- **What this task involves**
Which of the lines below contain the string "bias"? Copy each one.

++++

class LayerNormFn(torch.autograd.Function):
    @staticmethod
    def forward(ctx, x, gamma, beta, eps):
        shape = x.shape
        x2 = x.contiguous().view(-1, shape[-1])
        rows, D = x2.shape
        y = torch.empty_like(x2)
        mean = torch.empty(rows, dtype=torch.float32, device=x.device)
        rstd = torch.empty_like(mean)
        check(lib().ast_layernorm_fwd(ptr(x2), ptr(gamma), ptr(beta), ptr(y), ptr(mean), ptr(rstd), rows, D, eps,
                                      dcode(x2.dtype), stream()), "ast_layernorm_fwd")
        ctx.save_for_backward(x2, mean, rstd)
        ctx.gamma, ctx.beta, ctx.shape = gamma, beta, shape
        return y.view(shape)

    @staticmethod
    def backward(ctx, dy):
        x2, mean, rstd = ctx.saved_tensors
        rows, D = x2.shape
        dy2 = dy.contiguous().view(rows, D)
        dx = torch.empty_like(x2)
        if config.deterministic:
            check(lib().ast_layernorm_bwd_det(ptr(dy2), ptr(x2), ptr(ctx.gamma), ptr(mean), ptr(rstd), ptr(dx), ptr(acc_grad(ctx.gamma)),
                                              ptr(acc_grad(ctx.beta)), rows, D, dcode(x2.dtype), ptr(det_ws(2 * rows * D, dx.device)),
                                              stream()), "ast_layernorm_bwd_det")
            return dx.view(ctx.shape), None, None, None
        check(lib().ast_layernorm_bwd(ptr(dy2), ptr(x2), ptr(ctx.gamma), ptr(mean), ptr(rstd), ptr(dx),
                                      ptr(acc_grad(ctx.gamma)), ptr(acc_grad(ctx.beta)), rows, D, dcode(x2.dtype),
                                      stream()), "ast_layernorm_bwd")
        return dx.view(ctx.shape), None, None, None


class AddDropLNFn(torch.autograd.Function):

    @staticmethod
    def forward(ctx, x, sub, ln, p):
        ctx.set_materialize_grads(False)
        shape = sub.shape
        D = shape[-1]
        sub2 = sub.contiguous().view(-1, D)
        x2 = x.contiguous().view(-1, D) if x is not None else None
        rows = sub2.shape[0]
        s = torch.empty_like(sub2)
        mask = torch.empty_like(sub2) if p > 0.0 else None
        seed = 0
        if p > 0.0:
            if _DropState.counter is None or _DropState.counter.device != sub.device:
                _DropState.counter = torch.zeros(1, dtype=torch.int64, device=sub.device)
            _DropState.calls += 1
            seed = _DropState.seed + 7919 * _DropState.calls
        y = mean = rstd = None
        if ln is not None:
            y = torch.empty_like(sub2)
            mean = torch.empty(rows, dtype=torch.float32, device=sub.device)
            rstd = torch.empty_like(mean)
        check(lib().ast_add_drop_ln_fwd(ptr(x2), ptr(sub2), ptr(mask), ptr(s), ptr(ln.weight) if ln is not None else None,
                                        ptr(ln.bias) if ln is not None else None, ptr(y), ptr(mean), ptr(rstd), rows, D,
                                        float(ln.eps) if ln is not None else 0.0, float(p), seed,
                                        ptr(_DropState.counter) if p > 0.0 else None, stream()), "ast_add_drop_ln_fwd")
        ctx.save_for_backward(s, mean, rstd, mask)
        ctx.ln, ctx.shape, ctx.has_x = ln, shape, x is not None
        if ln is None:
            return s.view(shape)
        return s.view(shape), y.view(shape)

    @staticmethod
    def backward(ctx, ds_ext, dy=None):
        s, mean, rstd, mask = ctx.saved_tensors
        rows, D = s.shape
        if ds_ext is None and dy is None:
            return None, None, None, None
        ds2 = ds_ext.contiguous().view(rows, D) if ds_ext is not None else None
        dy2 = dy.contiguous().view(rows, D) if dy is not None else None
        want_dx = ctx.has_x and ctx.needs_input_grad[0]
        dx = None if (not want_dx or dy2 is None) else torch.empty_like(s)
        if dy2 is None and mask is None:
            return (ds_ext if want_dx else None), ds_ext, None, None
        dsub = torch.empty_like(s)
        ln = ctx.ln
        if config.deterministic:
            check(lib().ast_add_drop_ln_bwd_det(ptr(dy2), ptr(ds2), ptr(s), ptr(ln.weight) if dy2 is not None else None, ptr(mean),
                                                ptr(rstd), ptr(mask), ptr(dx), ptr(dsub),
                                                ptr(acc_grad(ln.weight)) if dy2 is not None else None,
                                                ptr(acc_grad(ln.bias)) if dy2 is not None else None, rows, D,
                                                ptr(det_ws(2 * rows * D, dsub.device)), stream()), "ast_add_drop_ln_bwd_det")
        else:
            check(lib().ast_add_drop_ln_bwd(ptr(dy2), ptr(ds2), ptr(s), ptr(ln.weight) if dy2 is not None else None, ptr(mean), ptr(rstd),
                                            ptr(mask), ptr(dx), ptr(dsub), ptr(acc_grad(ln.weight)) if dy2 is not None else None,
                                            ptr(acc_grad(ln.bias)) if dy2 is not None else None, rows, D, stream()), "ast_add_drop_ln_bwd")
        if want_dx and dx is None:
            dx = ds2
        return (dx.view(ctx.shape) if want_dx else None), dsub.view(ctx.shape), None, None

++++

- **Response to this task**
                                        ptr(ln.bias) if ln is not None else None, ptr(y), ptr(mean), ptr(rstd), rows, D,
                                                ptr(acc_grad(ln.bias)) if dy2 is not None else None, rows, D,
                                            ptr(acc_grad(ln.bias)) if dy2 is not None else None, rows, D, stream()), "ast_add_drop_ln_bwd")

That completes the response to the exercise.